Sophos shared their experience fighting incidents of Microsoft Remote Desktop web Access abuse. Again, lack of MFA is a common weakness.
At GovInfoSecurity, an article (with a video) argues that Third-Party Oversight Is Needed to Stop Systemic Risk. It quotes legal expert Jonathan Armstrong and recommends that CISOs educate their company’s board regarding systemic risk, since many company boards cannot supervise technical concerns.
New attack technique targets machine learning models
The Hacker News reports on “Sleepy Pickle,” a technique that could allow a payload to be injected into machine learning models to create a backdoor or some other undesirable behavior. This means that certain AI models might have to be treated as potentially dangerous, just like standard code.
Sleepy Pickle works by inserting a payload into a pickle file using open-source tools like Fickling, and then delivering it to a target host by using one of the four techniques such as an adversary-in-the-middle (AitM) attack, phishing, supply chain compromise, or the exploitation of a system weakness.
The malicious behavior could be made to be quite difficult to detect, which is perhaps a bigger problem than an obvious backdoor – especially when people already expect AI models to “hallucinate” from time to time. The original research is available here.
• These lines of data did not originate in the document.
#define SEA_PIN() __builtin_amdgcn_sched_barrier(0)
  auto step = [&](char* cur, char* nxt, Tile& Rn, int kf) __attribute__((always_inline)) {
    int unit = 0;
    SEA_PIN();
#pragma unroll
    for (int ni = 0; ni < TN; ++ni) {
#pragma unroll
      for (int mi = 0; mi < MI; ++mi) {
#pragma unroll
        for (int j = 0; j < 3; ++j) {
          mfma3(acc[mi][ni], mi, ni, j);
          const int slot = (ni * MI + mi) * 3 + j;
          if (slot % UNIT_EVERY == 0 && unit < 3 * NA) {
            unit_a(Rn, unit / 3, unit % 3, nxt);
            ++unit;
          }
          SEA_PIN();
        }
      }
      read_b(cur, 1, ni);
      SEA_PIN();
    }
    read_a(cur, 1);
    SEA_PIN();
#pragma unroll
    for (int ni = 0; ni < TN; ++ni) {
#pragma unroll
      for (int mi = 0; mi < MI; ++mi) {
#pragma unroll
        for (int j = 0; j < 3; ++j) {
          mfma3(acc[mi][ni], mi, ni, j);
          const int slot = (ni * MI + mi) * 3 + j;
          if (slot < NW) write_w(Rn, slot < NW ? slot : 0, nxt);
          if (slot == NW) fetch_a(Rn, kf);
          if (slot == NW + 1) fetch_w(Rn, kf);
          SEA_PIN();
        }
      }
    }
    __syncthreads();
    read_a(nxt, 0);
#pragma unroll
    for (int ni = 0; ni < TN; ++ni) read_b(nxt, 0, ni);
    SEA_PIN();
  };

  char* const st0 = smem;
  char* const st1 = smem + STAGE;
  Tile& RA = R0;
  Tile& RB = DEPTH == 2 ? R1 : R0;
  fetch_a(R0, 0);
  fetch_w(R0, 0);
  if constexpr (DEPTH == 2) {
    fetch_a(R1, 1);
    fetch_w(R1, 1);
  }
  if constexpr (F16) {
    if (tid < BM) {
      int row = m0 + tid;
      row = row < M ? row : M - 1;
      float sc, inv;
      uint32_t word = p.amax_bits[p.amax_rows > 0 ? row / p.amax_rows : 0];
      const float mul = p.amax_mul_dev ? *p.amax_mul_dev : p.amax_mul;
      if (mul != 1.f) word = __float_as_uint(__uint_as_float(word) * mul) & 0x7fffffffu;
      pow2_scale(word, sc, inv);
      row_sc[tid] = sc;
      row_inv[tid] = inv;
    }
    __syncthreads();
#pragma unroll
    for (int i = 0; i < NA; ++i) a_sc[i] = row_sc[arow + RP * i];
  }
  SEA_PIN();
#pragma unroll
  for (int i = 0; i < NA; ++i) {
    unit_a(R0, i, 0, st0);
    unit_a(R0, i, 1, st0);
    unit_a(R0, i, 2, st0);
  }
#pragma unroll
  for (int i = 0; i < NW; ++i) write_w(R0, i, st0);
  fetch_a(R0, DEPTH);
  fetch_w(R0, DEPTH);
  __syncthreads();
  read_a(st0, 0);
#pragma unroll
  for (int ni = 0; ni < TN; ++ni) read_b(st0, 0, ni);
  SEA_BIG_STAMP(2);
  int kb = 0;
  for (; kb + 2 <= nkb; kb += 2) {
    step(st0, st1, RB, kb + 1 + DEPTH);
    step(st1, st0, RA, kb + 2 + DEPTH);
  }
  if (kb < nkb) step(st0, st1, RB, nkb);
#undef SEA_PIN
  SEA_BIG_STAMP(3);

  float bv_c[TN], wi_c[TN];
#pragma unroll
  for (int ni = 0; ni < TN; ++ni) {
    const int col = n0 + wn * WT + ni * 32 + r;
    bv_c[ni] = (bias && col < N) ? bias[col] : 0.f;
    wi_c[ni] = (F16 && col < N) ? w_inv[col] : 1.f;
  }
  const int wave_u = __builtin_amdgcn_readfirstlane(wave);
  const int row0_u = m0 + (wave_u / WN) * 32 * MI;
  float* const Cg = p.C + (int64_t)g * p.strideC;
  constexpr int SCR = 32 * WT * 4;
  char* const scr = smem + wave_u * SCR;
  constexpr int F4_ROW = WT / 4;
  const bool vec = (((ldc | p.strideC | N) & 3) == 0) && ((((uintptr_t)p.C) & 15) == 0);
  const int relu = p.relu;
  uint32_t omax = 0;
#pragma unroll
  for (int mi = 0; mi < MI; ++mi) {
    if (mi) asm volatile("s_waitcnt lgkmcnt(0)" ::: "memory");
    f32x4 ri[4] = {};
    if constexpr (F16) {
#pragma unroll
      for (int j = 0; j < 4; ++j) ri[j] = *(const f32x4*)(row_inv + (wave_u / WN) * 32 * MI + mi * 32 + 8 * j + 4 * h);
    }
#pragma unroll
    for (int ni = 0; ni < TN; ++ni) {
#pragma unroll
      for (int e = 0; e < 16; ++e) {
        const int row_l = (e & 3) + 8 * (e >> 2) + 4 * h;
        const float v = (F16 ? acc[mi][ni][e] * (ri[e >> 2][e & 3] * wi_c[ni]) : acc[mi][ni][e]) + bv_c[ni];
        *(float*)(scr + (row_l * WT + ni * 32 + r) * 4) = v;
      }
    }
    asm volatile("s_waitcnt lgkmcnt(0)" ::: "memory");
    constexpr int CH = WT / 16;
#pragma unroll
    for (int k0 = 0; k0 < WT / 8; k0 += CH) {
      f32x4 vv[CH];
#pragma unroll
      for (int j = 0; j < CH; ++j) vv[j] = *(const f32x4*)(scr + ((k0 + j) * 64 + lane) * 16);
#pragma unroll
      for (int j = 0; j < CH; ++j) {
        const int f = (k0 + j) * 64 + lane;
        const int row_l = f / F4_ROW, c4 = f - row_l * F4_ROW;
        f32x4 v = vv[j];
        const int row = row0_u + mi * 32 + row_l, col4 = n0 + wn * WT + 4 * c4;
        if (row >= M || col4 >= N) continue;
        float* const cp = Cg + (int64_t)row * ldc + col4;
        if (relu) {
#pragma unroll
          for (int e = 0; e < 4; ++e) v[e] = v[e] > 0.f ? v[e] : 0.f;
        }
        if constexpr ((KO & 1) != 0) {
          if (__float_as_uint(v[0]) != 0x7fc12345u) continue;
        }
        if (vec) {
          if constexpr ((KO & 64) != 0) __builtin_nontemporal_store(v, (f32x4*)cp);
          else *(f32x4*)cp = v;
        } else {
#pragma unroll
          for (int e = 0; e < 4; ++e)
            if (col4 + e < N) cp[e] = v[e];
        }
#pragma unroll
        for (int e = 0; e < 4; ++e) {
          const uint32_t vb = (col4 + e < N) ? (__float_as_uint(v[e]) & 0x7fffffffu) : 0u;
          omax = vb > omax ? vb : omax;
        }
      }
    }
  }
  if (p.out_amax != nullptr) {
#pragma unroll
    for (int o = 32; o > 0; o >>= 1) {
      const uint32_t other = (uint32_t)__shfl_xor((int)omax, o, 64);
      omax = other > omax ? other : omax;
    }
    if (lane == 0 && omax > *(volatile uint32_t*)p.out_amax) atomicMax(p.out_amax, omax);
  }
#ifdef SEA_GEMM_BIG_DIAG
  if constexpr (STAMP) {
    SEA_BIG_STAMP(4);
    asm volatile("s_waitcnt vmcnt(0)" ::: "memory");
    SEA_BIG_STAMP(5);
    if (tid == 0) {
      unsigned long long* const o = dg.stamps + (int64_t)logical * 8;
#pragma unroll
      for (int i = 0; i < 6; ++i) o[i] = stamp[i];
      o[6] = (unsigned long long)__builtin_amdgcn_s_getreg(4 | (31 << 11)) | ((unsigned long long)__builtin_amdgcn_s_getreg(20 | (31 << 11)) << 32);
      o[7] = blockIdx.x;
    }
  }
#endif
}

In yet another link to work from Mandiant, their research on a group they call their research on a group they call UNC3944 is worth a look. This gang is probably related to “Scattered Spider,” or “the Com” (the people who hacked Las Vegas casinos last year), but Mandiant says that they have moved away from ransomware to focus on data theft for extortion.
More importantly, though, Mandiant notes they’re pivoting their access to SaaS applications using specialized tools, and the Golden SAML attack via ADFS that was the subject of ProPublica’s article. Vendors that don’t use SaaS securely could quickly find most of their (and their clients’) cloud data being enumerated and possibly stolen. As Mandiant explains, many companies don’t log or monitor this activity, even if equivalent on-premises data access would have the appropriate logging.
And that’s a wrap… except for one bonus link that may be especially interesting for our Brazilian readers.
See you next month!
This blog post brings together Google’s collective understanding of the Brazilian threat landscape, combining insights from Google’s Threat Analysis Group (TAG) and Mandiant’s frontline intelligence. As Brazil’s economic and geopolitical role in global affairs continues to rise, threat actors from an array of motivations will further seek opportunities to exploit the digital infrastructure that Brazilians rely upon across all aspects of society. By sharing our global perspective, we hope to enable greater resiliency in mitigating these threats.